● **WORK INSTRUCTION**
The lines below that include "false" are to be found and copied.

[Collected data entries]
::::::
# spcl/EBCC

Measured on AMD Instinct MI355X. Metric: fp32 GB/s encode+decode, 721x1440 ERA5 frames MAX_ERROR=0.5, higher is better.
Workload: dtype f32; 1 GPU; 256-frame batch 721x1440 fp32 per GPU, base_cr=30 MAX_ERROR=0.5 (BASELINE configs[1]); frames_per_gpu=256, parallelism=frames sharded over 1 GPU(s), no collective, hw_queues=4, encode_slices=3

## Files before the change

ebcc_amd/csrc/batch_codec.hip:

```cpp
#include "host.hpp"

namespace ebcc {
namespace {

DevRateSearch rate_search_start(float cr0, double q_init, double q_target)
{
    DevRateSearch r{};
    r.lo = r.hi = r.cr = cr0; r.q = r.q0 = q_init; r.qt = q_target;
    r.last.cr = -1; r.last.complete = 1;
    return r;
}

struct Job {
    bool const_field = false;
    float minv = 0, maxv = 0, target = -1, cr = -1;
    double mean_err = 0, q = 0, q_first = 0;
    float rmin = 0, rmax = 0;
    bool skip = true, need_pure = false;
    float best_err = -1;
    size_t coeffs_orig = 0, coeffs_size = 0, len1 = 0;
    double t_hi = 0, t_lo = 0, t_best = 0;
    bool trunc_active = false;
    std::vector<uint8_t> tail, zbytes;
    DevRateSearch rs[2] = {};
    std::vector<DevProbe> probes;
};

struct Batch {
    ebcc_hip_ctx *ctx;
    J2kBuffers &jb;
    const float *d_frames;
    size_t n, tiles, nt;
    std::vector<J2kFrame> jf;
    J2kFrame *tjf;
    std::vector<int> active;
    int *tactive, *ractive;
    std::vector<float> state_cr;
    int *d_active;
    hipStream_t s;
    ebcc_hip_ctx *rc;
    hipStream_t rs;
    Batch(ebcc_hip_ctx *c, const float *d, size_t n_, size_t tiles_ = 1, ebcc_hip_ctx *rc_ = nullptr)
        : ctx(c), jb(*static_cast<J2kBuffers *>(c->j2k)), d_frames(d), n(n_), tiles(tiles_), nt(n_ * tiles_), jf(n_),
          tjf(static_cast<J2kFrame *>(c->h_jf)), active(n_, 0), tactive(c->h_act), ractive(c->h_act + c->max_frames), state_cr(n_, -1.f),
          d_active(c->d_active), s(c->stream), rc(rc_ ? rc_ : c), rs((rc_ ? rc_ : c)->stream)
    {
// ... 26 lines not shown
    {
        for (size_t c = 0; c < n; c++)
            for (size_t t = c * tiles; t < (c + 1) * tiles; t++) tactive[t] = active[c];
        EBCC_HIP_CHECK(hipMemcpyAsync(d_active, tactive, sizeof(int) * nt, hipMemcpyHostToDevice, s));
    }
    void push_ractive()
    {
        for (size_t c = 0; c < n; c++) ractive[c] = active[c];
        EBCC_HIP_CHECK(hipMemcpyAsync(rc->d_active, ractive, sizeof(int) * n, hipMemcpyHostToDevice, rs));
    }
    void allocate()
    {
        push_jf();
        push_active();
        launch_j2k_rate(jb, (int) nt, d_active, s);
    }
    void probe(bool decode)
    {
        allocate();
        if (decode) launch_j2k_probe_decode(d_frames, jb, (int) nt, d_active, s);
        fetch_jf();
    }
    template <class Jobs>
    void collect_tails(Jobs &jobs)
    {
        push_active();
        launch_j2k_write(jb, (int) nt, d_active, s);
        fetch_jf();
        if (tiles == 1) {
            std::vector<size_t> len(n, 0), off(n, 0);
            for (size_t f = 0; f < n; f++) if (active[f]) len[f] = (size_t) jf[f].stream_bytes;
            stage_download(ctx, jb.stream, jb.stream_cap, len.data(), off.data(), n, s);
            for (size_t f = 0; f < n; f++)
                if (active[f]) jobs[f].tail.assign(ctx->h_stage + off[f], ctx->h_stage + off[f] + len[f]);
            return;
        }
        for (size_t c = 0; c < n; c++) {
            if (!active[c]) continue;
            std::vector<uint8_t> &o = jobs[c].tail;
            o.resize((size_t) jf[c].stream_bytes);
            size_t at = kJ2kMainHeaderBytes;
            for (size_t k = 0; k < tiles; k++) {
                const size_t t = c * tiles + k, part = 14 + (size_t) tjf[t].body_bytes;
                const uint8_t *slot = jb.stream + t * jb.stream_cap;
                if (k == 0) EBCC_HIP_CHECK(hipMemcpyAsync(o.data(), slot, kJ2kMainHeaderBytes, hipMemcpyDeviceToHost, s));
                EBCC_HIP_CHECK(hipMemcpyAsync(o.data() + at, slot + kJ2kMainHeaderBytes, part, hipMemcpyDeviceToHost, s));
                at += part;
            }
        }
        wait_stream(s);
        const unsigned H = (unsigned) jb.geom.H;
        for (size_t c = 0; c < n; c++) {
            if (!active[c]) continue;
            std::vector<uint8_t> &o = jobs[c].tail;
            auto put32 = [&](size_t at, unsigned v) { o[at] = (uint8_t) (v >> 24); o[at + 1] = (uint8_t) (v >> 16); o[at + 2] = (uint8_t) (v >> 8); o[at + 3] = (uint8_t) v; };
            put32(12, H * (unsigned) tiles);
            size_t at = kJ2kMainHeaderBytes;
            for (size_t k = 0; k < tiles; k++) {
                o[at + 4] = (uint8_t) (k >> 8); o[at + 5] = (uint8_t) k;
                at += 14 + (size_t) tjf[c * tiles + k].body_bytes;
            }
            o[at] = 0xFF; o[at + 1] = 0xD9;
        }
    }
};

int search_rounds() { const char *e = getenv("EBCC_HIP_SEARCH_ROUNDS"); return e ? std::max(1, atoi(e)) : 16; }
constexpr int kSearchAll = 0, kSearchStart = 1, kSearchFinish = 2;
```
::::::
● **TASK RESPONSE**
    bool const_field = false;
    bool skip = true, need_pure = false;
    bool trunc_active = false;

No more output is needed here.